Rajdeep Sardesai was the Editor-in-Chief, IBN18 Network, that includes CNN-IBN, IBN 7 and IBN Lokmat. He has 22 years of journalistic experience during which he has covered some of the biggest stories in India and the world. Prior to setting up the IBN network, he was the Managing Editor of both NDTV 24X7 and NDTV India and was responsible for overseeing the news policy for both the channels. He has also worked with The Times of India for six years and was the city editor of its Mumbai edition at the age of 26.

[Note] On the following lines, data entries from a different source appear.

class Demod:

    def __init__(self, rate=96000, n=2048, nstreams=1, max_batch_samples=None):
        self.rate, self.n, self.S = rate, n, nstreams
        self.max_batch = max_batch_samples or n
        self.h = C.c_void_p()
        _check(lib().jsdr_demod_create(C.byref(self.h), rate, n, nstreams, C.c_int64(self.max_batch)), "jsdr_demod_create")

    def configure(self, mode, dofir=0, dodwn=0, doagc=0):
        _check(lib().jsdr_demod_configure(self.h, mode, dofir, dodwn, doagc), "jsdr_demod_configure")

    def weights(self, flo, fhi):
        w = np.empty(21, np.float32)
        phi = C.c_float()
        _check(lib().jsdr_demod_weights(self.h, flo, fhi, _addr(w), C.byref(phi)), "jsdr_demod_weights")
        return w, np.float32(phi.value)

    def batch_i16(self, raw_dev, stride_i16, nsamples, audio_dev, audio_stride_i16, ic=0, qc=0, stream=None):
        _check(lib().jsdr_demod_batch_i16(self.h, _addr(raw_dev), C.c_int64(stride_i16), C.c_int64(nsamples), ic, qc,
                                          _addr(audio_dev), C.c_int64(audio_stride_i16), C.c_void_p(stream)),
               "jsdr_demod_batch_i16")

    def batch_f32(self, iq_dev, stride_f32, nsamples, audio_dev, audio_stride_i16, stream=None):
        _check(lib().jsdr_demod_batch_f32(self.h, _addr(iq_dev), C.c_int64(stride_f32), C.c_int64(nsamples),
                                          _addr(audio_dev), C.c_int64(audio_stride_i16), C.c_void_p(stream)),
               "jsdr_demod_batch_f32")

    def batch_host_i16(self, raw, nsamples, ic=0, qc=0):
        raw = np.ascontiguousarray(raw, np.int16).reshape(self.S, 2 * nsamples)
        d_in = DeviceBuffer.from_host(raw)
        d_out = DeviceBuffer(raw.nbytes)
        self.batch_i16(d_in, 2 * nsamples, nsamples, d_out, 2 * nsamples, ic, qc)
        return d_out.to_host(np.int16).reshape(self.S, 2 * nsamples)

    def receive(self, buf):
        buf = np.ascontiguousarray(buf, np.float32)
        assert buf.size == 2 * self.n
        out = np.empty(2 * self.n, np.int16)
        _check(lib().jsdr_demod_receive_f32(self.h, _addr(buf), _addr(out)), "jsdr_demod_receive_f32")
        return out

    def frame_stats(self, stream=0):
        mx, av = C.c_float(), C.c_float()
        _check(lib().jsdr_demod_frame_stats(self.h, stream, C.byref(mx), C.byref(av)), "jsdr_demod_frame_stats")
        return np.float32(mx.value), np.float32(av.value)

    def state(self):
        car, phi = C.c_float(), C.c_float()
        _check(lib().jsdr_demod_state(self.h, C.byref(car), C.byref(phi)), "jsdr_demod_state")
        return np.float32(car.value), np.float32(phi.value)

    def scope_i16(self, raw_dev, stride_i16, nsamples, audio_dev, audio_stride_i16, width, height, trace_dev=None, spec_dev=None,
                  dbg_dev=None, ic=0, qc=0, stream=None):
        _check(lib().jsdr_demod_scope_i16(self.h, _addr(raw_dev), C.c_int64(stride_i16), C.c_int64(nsamples), int(ic), int(qc),
                                          _addr(audio_dev), C.c_int64(audio_stride_i16), int(width), int(height), _addr(trace_dev),
                                          _addr(spec_dev), _addr(dbg_dev), C.c_void_p(stream)), "jsdr_demod_scope_i16")

    def scope_f32(self, iq_dev, stride_f32, nsamples, audio_dev, audio_stride_i16, width, height, trace_dev=None, spec_dev=None,
                  dbg_dev=None, stream=None):
        _check(lib().jsdr_demod_scope_f32(self.h, _addr(iq_dev), C.c_int64(stride_f32), C.c_int64(nsamples), _addr(audio_dev),
                                          C.c_int64(audio_stride_i16), int(width), int(height), _addr(trace_dev), _addr(spec_dev),
                                          _addr(dbg_dev), C.c_void_p(stream)), "jsdr_demod_scope_f32")

    def scope_chunk(self, frames):
        _check(lib().jsdr_demod_scope_chunk(self.h, int(frames)), "jsdr_demod_scope_chunk")

    def scope_kernel(self):
        return lib().jsdr_demod_scope_kernel(self.h).decode()

    def profile_enable(self, on):
        _check(lib().jsdr_demod_profile_enable(self.h, int(on)), "jsdr_demod_profile_enable")

    def profile_read(self):
        k = lib().jsdr_demod_profile_count()
        ms = np.zeros(k, np.float64)
        cnt = np.zeros(k, np.int32)
        _check(lib().jsdr_demod_profile_read(self.h, _addr(ms), _addr(cnt)), "jsdr_demod_profile_read")
        return {lib().jsdr_demod_profile_name(i).decode(): (float(ms[i]), int(cnt[i])) for i in range(k)}

    def __del__(self):
        try:
            lib().jsdr_demod_destroy(self.h)
        except Exception:
            pass
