@@ -256,6 +256,7 @@
                         const float *const *shift, float *out, const float *amax_in, int amax_in_count, float *amax_out, void *workspace,
                         size_t workspace_bytes, void *stream);
 int lav_conv3x3_run_f16_status(const void *workspace, int *h_timeouts_launches2, void *stream);
+
 size_t lav_conv3x3_tile_f16_lds_bytes(int channels, int h, int w, int nlayers);
 int lav_conv3x3_tile_f16_amax_count(int channels, int h, int w, int nlayers);
 int lav_conv3x3_tile_f16(int channels, int h, int w, int nlayers, const float *x, const void *const *w_f16, const float *const *scale,
@@ -266,6 +267,10 @@
 
 int lav_pool_affine(const float *x, int batch, int channels, int h, int w, const float *scale, const float *shift, int relu,
                     float *y, int out_c_total, int out_c_offset, void *stream);
+
+int lav_erfnet_entry(const float *x, int batch, int h, int w, const float *w1, const float *b1, float pad_value, const float *scale1,
+                     const float *shift1, const float *w2, const float *b2, const float *scale2, const float *shift2, float *y,
+                     void *stream);
 
 int lav_pair_train_supported(int channels, int width);
 size_t lav_pair_train_workspace_bytes(int batch, int channels, int h);
diff --git a/lav_amd/_lib.py b/lav_amd/_lib.py
--- a/lav_amd/_lib.py
+++ b/lav_amd/_lib.py
@@ -6,7 +6,7 @@
 HERE = os.path.dirname(os.path.abspath(__file__))
 LIB_PATH = os.environ.get("LAV_AMD_LIB") or os.path.join(HERE, "liblav_amd.so")
 
-ABI_VERSION = 46
+ABI_VERSION = 47
 MAX_CAM = 4
 MAX_CAM_F64 = 8
 
@@ -146,6 +146,7 @@
     "lav_stage_many_block": (_I, [_I, C.POINTER(_P), C.POINTER(_P), C.POINTER(_I), C.POINTER(C.c_long), C.POINTER(_I), _P, _I, _P, _P]),
     "lav_batch_limit": (_I, [_P]),
     "lav_pool_affine": (_I, [_P, _I, _I, _I, _I, _P, _P, _I, _P, _I, _I, _P]),
+    "lav_erfnet_entry": (_I, [_P, _I, _I, _I, _P, _P, _F, _P, _P, _P, _P, _P, _P, _P, _P]),
     "lav_merge_ticks": (_I, [_P, _P, _I, _I, _P, _P]),
     "lav_stack_sweeps": (_I, [_P, _P, _P, _P, _P, _P, _I, _I, _I, _P, _P]),
     "lav_extract_peaks_workspace_bytes": (_Z, [_I, _I, _I]),
diff --git a/lav_amd/build.py b/lav_amd/build.py
--- a/lav_amd/build.py
+++ b/lav_amd/build.py
@@ -9,7 +9,7 @@
 REPO = os.path.dirname(HERE)
 CSRC = os.path.join(HERE, "csrc")
 LIB = os.path.join(HERE, "liblav_amd.so")
-SOURCES = ["misc.hip", "pillar.hip", "paint.hip", "paint_frames.hip", "gru.hip", "gru_seq.hip", "conv.hip", "conv_f16.hip", "conv_pair.hip", "conv_run.hip", "conv_tile.hip", "deconv.hip", "crop.hip", "frame.hip", "heads_peaks.hip", "attn.hip", "bn_train.hip", "conv_wgrad.hip", "upconv.hip", "conv_pair_train.hip", "augment.hip", "bev_stack.hip", "debug_view.hip", "log_view.hip", "eval_metrics.hip", "eval_camera.hip", "eval_plans.hip", "eval_drive.hip", "eval_distill.hip", "eval_det.hip", "jpeg.hip", "optim.hip"]
+SOURCES = ["misc.hip", "pillar.hip", "paint.hip", "paint_frames.hip", "gru.hip", "gru_seq.hip", "conv.hip", "conv_f16.hip", "conv_pair.hip", "conv_run.hip", "conv_tile.hip", "deconv.hip", "crop.hip", "frame.hip", "heads_peaks.hip", "attn.hip", "bn_train.hip", "conv_wgrad.hip", "upconv.hip", "conv_pair_train.hip", "augment.hip", "bev_stack.hip", "debug_view.hip", "log_view.hip", "eval_metrics.hip", "eval_camera.hip", "eval_plans.hip", "eval_drive.hip", "eval_distill.hip", "eval_det.hip", "jpeg.hip", "optim.hip", "erfnet_edge.hip"]
 EXTRA_FLAGS = {"pillar.hip": ["-ffp-contract=off"], "paint.hip": ["-ffp-contract=off"], "paint_frames.hip": ["-ffp-contract=off"], "crop.hip": ["-ffp-contract=off"],
                "frame.hip": ["-ffp-contract=off"], "augment.hip": ["-ffp-contract=off"], "bev_stack.hip": ["-ffp-contract=off"],
                "debug_view.hip": ["-ffp-contract=off", "-fhip-fp32-correctly-rounded-divide-sqrt"],
diff --git a/lav_amd/csrc/erfnet_edge.hip b/lav_amd/csrc/erfnet_edge.hip
--- /dev/null
+++ b/lav_amd/csrc/erfnet_edge.hip
@@ -0,0 +1,197 @@
+#include <cstdint>
+
+#include "common.hpp"
+
+namespace {
+using namespace lav;
+typedef float f32x4 __attribute__((ext_vector_type(4)));
+
+constexpr int EN_T = 8;
+constexpr int EN_RN = 2 * EN_T + 1;
+constexpr int EN_PN = 4 * EN_T + 3;
+constexpr int EN_IS = 37;
+constexpr int EN_RS = 24;
+constexpr int EN_CS = EN_RN * EN_RS + 1;
+constexpr int EN_WS = 49;
+constexpr int EN_C1 = 16, EN_C1C = 13, EN_C2 = 64, EN_C2C = 48, EN_K1 = 27, EN_K2 = 144;
+constexpr int EN_IN = (3 * EN_PN * EN_IS + 3) / 4 * 4, EN_B1 = EN_C1 * EN_CS, EN_W2 = EN_K2 * EN_WS, EN_W1 = EN_K1 * EN_C1;
+constexpr int EN_EP = 3 * EN_C1 + EN_C2C + 2 * EN_C2;
+constexpr size_t EN_LDS = (size_t)(EN_IN + EN_B1 + EN_W2 + EN_W1 + EN_EP) * sizeof(float);
+
+struct EntryArgs {
+    const float *__restrict__ x, *__restrict__ w1, *__restrict__ b1, *__restrict__ s1, *__restrict__ t1;
+    const float *__restrict__ w2, *__restrict__ b2, *__restrict__ s2, *__restrict__ t2;
+    float *__restrict__ y;
+    int H, W;
+    float pad;
+};
+
+__global__ __launch_bounds__(256) void k_erfnet_entry(EntryArgs a) {
+    extern __shared__ __attribute__((aligned(16))) float en_smem[];
+    float *s_in = en_smem;
+    float *s_b1 = s_in + EN_IN;
+    float *s_w2 = s_b1 + EN_B1;
+    float *s_w1 = s_w2 + EN_W2;
+    float *s_ep = s_w1 + EN_W1;
+    const int tid = threadIdx.x, lane = tid & 63, wave = __builtin_amdgcn_readfirstlane(tid >> 6);
+    const int n = blockIdx.z, oy0 = blockIdx.y * EN_T, ox0 = blockIdx.x * EN_T;
+    const int H = a.H, W = a.W, H1 = H >> 1, W1 = W >> 1, OH = H >> 2, OW = W >> 2;
+
+    {
+        const int iy0 = 4 * oy0 - 3, ix0 = 4 * ox0 - 3;
+        const float *xn = a.x + (long)n * 3 * H * W;
+        constexpr int NPT = 3 * EN_PN * EN_PN, NIT = (NPT + 255) / 256;
+        float v[NIT];
+#pragma unroll
+        for (int i = 0; i < NIT; ++i) {
+            const int e = min(tid + 256 * i, NPT - 1);
+            const int px = e % EN_PN, r = e / EN_PN, py = r % EN_PN, ci = r / EN_PN;
+            const int iy = iy0 + py, ix = ix0 + px;
+            const bool ok = iy >= 0 && iy < H && ix >= 0 && ix < W;
+            const float t = xn[((long)ci * H + min(max(iy, 0), H - 1)) * W + min(max(ix, 0), W - 1)];
+            v[i] = ok ? t : a.pad;
+        }
+        constexpr int NW4 = EN_C2C * EN_K2 / 4, NWI = (NW4 + 255) / 256;
+        float4 wv[NWI];
+#pragma unroll
+        for (int i = 0; i < NWI; ++i) wv[i] = reinterpret_cast<const float4 *>(a.w2)[min(tid + 256 * i, NW4 - 1)];
+#pragma unroll
+        for (int i = 0; i < NIT; ++i) {
+            const int e = tid + 256 * i;
+            if (e < NPT) s_in[(e / EN_PN) * EN_IS + e % EN_PN] = v[i];
+        }
+#pragma unroll
+        for (int i = 0; i < NWI; ++i) {
+            const int q = tid + 256 * i;
+            if (q < NW4) {
+                const float w4[4] = {wv[i].x, wv[i].y, wv[i].z, wv[i].w};
+#pragma unroll
+                for (int j = 0; j < 4; ++j) {
+                    const int e = 4 * q + j, tap = e % 9, r = e / 9, ci = r % 16, co = r / 16;
+                    s_w2[(tap * 16 + ci) * EN_WS + co] = w4[j];
+                }
+            }
+        }
+        for (int d = tid; d < EN_W1; d += 256) {
+            const int co = d % EN_C1, k = d / EN_C1;
+            s_w1[d] = co < EN_C1C ? a.w1[co * EN_K1 + k] : 0.f;
+        }
+        if (tid < EN_C1) {
+            s_ep[tid] = tid < EN_C1C ? a.b1[tid] : 0.f;
+            s_ep[EN_C1 + tid] = a.s1[tid];
+            s_ep[2 * EN_C1 + tid] = a.t1[tid];
+        }
+        if (tid < EN_C2C) s_ep[3 * EN_C1 + tid] = a.b2[tid];
+        if (tid < EN_C2) {
+            s_ep[3 * EN_C1 + EN_C2C + tid] = a.s2[tid];
+            s_ep[3 * EN_C1 + EN_C2C + EN_C2 + tid] = a.t2[tid];
+        }
+    }
+    __syncthreads();
+
+    {
+        const int c0 = 4 * wave;
+        const float4 b4 = *reinterpret_cast<const float4 *>(s_ep + c0), sc4 = *reinterpret_cast<const float4 *>(s_ep + EN_C1 + c0),
+                     sh4 = *reinterpret_cast<const float4 *>(s_ep + 2 * EN_C1 + c0);
+        const float bb[4] = {b4.x, b4.y, b4.z, b4.w}, ss[4] = {sc4.x, sc4.y, sc4.z, sc4.w}, hh[4] = {sh4.x, sh4.y, sh4.z, sh4.w};
+        for (int p = lane; p < EN_RN * EN_RN; p += 64) {
+            const int ry = p / EN_RN, rx = p - ry * EN_RN;
+            const int y1 = 2 * oy0 - 1 + ry, x1 = 2 * ox0 - 1 + rx;
+            const bool inside = y1 >= 0 && y1 < H1 && x1 >= 0 && x1 < W1;
+            const float *in0 = s_in + (2 * ry) * EN_IS + 2 * rx;
+            float acc[4] = {0.f, 0.f, 0.f, 0.f};
+#pragma unroll
+            for (int ci = 0; ci < 3; ++ci)
+#pragma unroll
+                for (int ky = 0; ky < 3; ++ky)
+#pragma unroll
+                    for (int kx = 0; kx < 3; ++kx) {
+                        const float xv = in0[(ci * EN_PN + ky) * EN_IS + kx];
+                        const float4 w4 = *reinterpret_cast<const float4 *>(s_w1 + (ci * 9 + ky * 3 + kx) * EN_C1 + c0);
+                        acc[0] = fmaf(xv, w4.x, acc[0]);
+                        acc[1] = fmaf(xv, w4.y, acc[1]);
+                        acc[2] = fmaf(xv, w4.z, acc[2]);
+                        acc[3] = fmaf(xv, w4.w, acc[3]);
+                    }
+            float v[4];
+#pragma unroll
+            for (int j = 0; j < 4; ++j) v[j] = acc[j] + bb[j];
+            if (wave == 3) {
+#pragma unroll
+                for (int c = 0; c < 3; ++c) {
+                    const float *q = in0 + (c * EN_PN + 1) * EN_IS + 1;
+                    v[c + 1] = fmaxf(fmaxf(q[0], q[1]), fmaxf(q[EN_IS], q[EN_IS + 1]));
+                }
+            }
+#pragma unroll
+            for (int j = 0; j < 4; ++j) {
+                float t = fmaf(v[j], ss[j], hh[j]);
+                t = t > 0.f ? t : 0.f;
+                s_b1[(c0 + j) * EN_CS + ry * EN_RS + rx] = inside ? t : 0.f;
+            }
+        }
+    }
+    __syncthreads();
+
+    const long plane = (long)OH * OW;
+    float *yn = a.y + (long)n * EN_C2 * plane;
+    {
+        const int pr = lane & 15, kq = lane >> 4;
+        const int py = 2 * wave + (pr >> 3), px = pr & 7;
+        const float *xb = s_b1 + kq * EN_CS + (2 * py) * EN_RS + 2 * px;
+        const float *wb = s_w2 + kq * EN_WS + pr;
+        f32x4 acc[3] = {f32x4{0.f, 0.f, 0.f, 0.f}, f32x4{0.f, 0.f, 0.f, 0.f}, f32x4{0.f, 0.f, 0.f, 0.f}};
+#pragma unroll
+        for (int tap = 0; tap < 9; ++tap)
+#pragma unroll
+            for (int kc = 0; kc < 4; ++kc) {
+                const float xv = xb[4 * kc * EN_CS + (tap / 3) * EN_RS + tap % 3];
+                const float *wr = wb + (tap * 16 + 4 * kc) * EN_WS;
+#pragma unroll
+                for (int nt = 0; nt < 3; ++nt) acc[nt] = __builtin_amdgcn_mfma_f32_16x16x4f32(wr[16 * nt], xv, acc[nt], 0, 0, 0);
+            }
+        const int oy = oy0 + py, ox = ox0 + px;
+        if (oy < OH && ox < OW) {
+            const float *e_b = s_ep + 3 * EN_C1, *e_s = e_b + EN_C2C, *e_t = e_s + EN_C2;
+#pragma unroll
+            for (int nt = 0; nt < 3; ++nt)
+#pragma unroll
+                for (int j = 0; j < 4; ++j) {
+                    const int co = 16 * nt + 4 * kq + j;
+                    float v = acc[nt][j] + e_b[co];
+                    v = fmaf(v, e_s[co], e_t[co]);
+                    yn[co * plane + (long)oy * OW + ox] = v > 0.f ? v : 0.f;
+                }
+        }
+    }
+    {
+        const float *e_s = s_ep + 3 * EN_C1 + EN_C2C + EN_C2C, *e_t = e_s + EN_C2;
+#pragma unroll
+        for (int i = 0; i < 4; ++i) {
+            const int it = tid + 256 * i, px = it & 7, py = (it >> 3) & 7, c = it >> 6;
+            const float *q = s_b1 + c * EN_CS + (2 * py + 1) * EN_RS + 2 * px + 1;
+            float v = fmaxf(fmaxf(q[0], q[1]), fmaxf(q[EN_RS], q[EN_RS + 1]));
+            v = fmaf(v, e_s[c], e_t[c]);
+            const int oy = oy0 + py, ox = ox0 + px;
+            if (oy < OH && ox < OW) yn[(EN_C2C + c) * plane + (long)oy * OW + ox] = v > 0.f ? v : 0.f;
+        }
+    }
+}
+}
+
+extern "C" int lav_erfnet_entry(const float *x, int batch, int h, int w, const float *w1, const float *b1, float pad_value, const float *scale1,
+                                const float *shift1, const float *w2, const float *b2, const float *scale2, const float *shift2, float *y,
+                                void *stream) {
+    LAV_REQUIRE(batch >= 1 && batch <= 65535 && h >= 4 && w >= 4 && h % 4 == 0 && w % 4 == 0, "lav_erfnet_entry: h, w multiples of 4 and 1 <= batch <= 65535 expected");
+    LAV_REQUIRE((long)batch * 64 * (h / 4) * (w / 4) < (1L << 31) && (long)batch * 3 * h * w < (1L << 31), "lav_erfnet_entry: tensor too large");
+    LAV_REQUIRE(x && w1 && b1 && scale1 && shift1 && w2 && b2 && scale2 && shift2 && y, "lav_erfnet_entry: bad argument");
+    LAV_REQUIRE(reinterpret_cast<uintptr_t>(w2) % 16 == 0, "lav_erfnet_entry: w2 must be 16-byte aligned");
+    hipStream_t st = static_cast<hipStream_t>(stream);
+    EntryArgs a{x, w1, b1, scale1, shift1, w2, b2, scale2, shift2, y, h, w, pad_value};
+    const dim3 grid((unsigned)((w / 4 + EN_T - 1) / EN_T), (unsigned)((h / 4 + EN_T - 1) / EN_T), (unsigned)batch);
+    LAV_REQUIRE(grid.y <= 65535, "lav_erfnet_entry: image too tall");
+    const int tok = timer_begin("erfnet_entry", st);
+    const int rc = launch_lds<k_erfnet_entry>(grid, dim3(256), EN_LDS, st, (int)EN_LDS, a);
+    timer_end(tok, st);
+    return rc;
+}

During the last 22 years, he has covered major national and international stories, specialising in national politics. He has won numerous other awards for journalistic excellence, including the prestigious Padma Shri for journalism in 2008, the International Broadcasters Award for coverage of the 2002 Gujarat riots and the Ramnath Goenka Excellence in Journalism Award for 2007. He has won the Asian Television Award for best talk show for the Big Fight on two occasions and his current flagship show on CNN-IBN, India at 9, has been awarded the best news show at the Asian awards for the last two years. He has been News Anchor of the year at the Indian Television Academy for seven of the last eight years and won more than 50 awards in this period. He has also been the President of the Editors Guild of India, the only television journalist to hold the post and was chosen a Global leader for tomorrow by the world economic forum in 2000.
An alumni of St Xavier's College, Mumbai, he has done his Masters and LLB from Oxford University and has also played first class cricket for the Oxford University team. He has contributed to several books and writes a fortnightly column that appears in seven newspapers.
In an emotionally surcharged and polarised polity, even riot politics can become a zero sum game. So, any television debate on Gujarat 2002 must necessarily draw a comparison to the 1984 anti-Sikh riots. Failure to do so opens one to the charge of bias and worse. It's almost as if the opposing sides are suggesting that, "My record in handling riots is better than yours because fewer people died in 'my riot'." It's almost as if a collective sense of guilt at one horrific act of violence will be erased only by equating it with another. Shockingly, the fact that every human life lost in any riot should be seen as a blot on the country is lost in the cacophony of a studio.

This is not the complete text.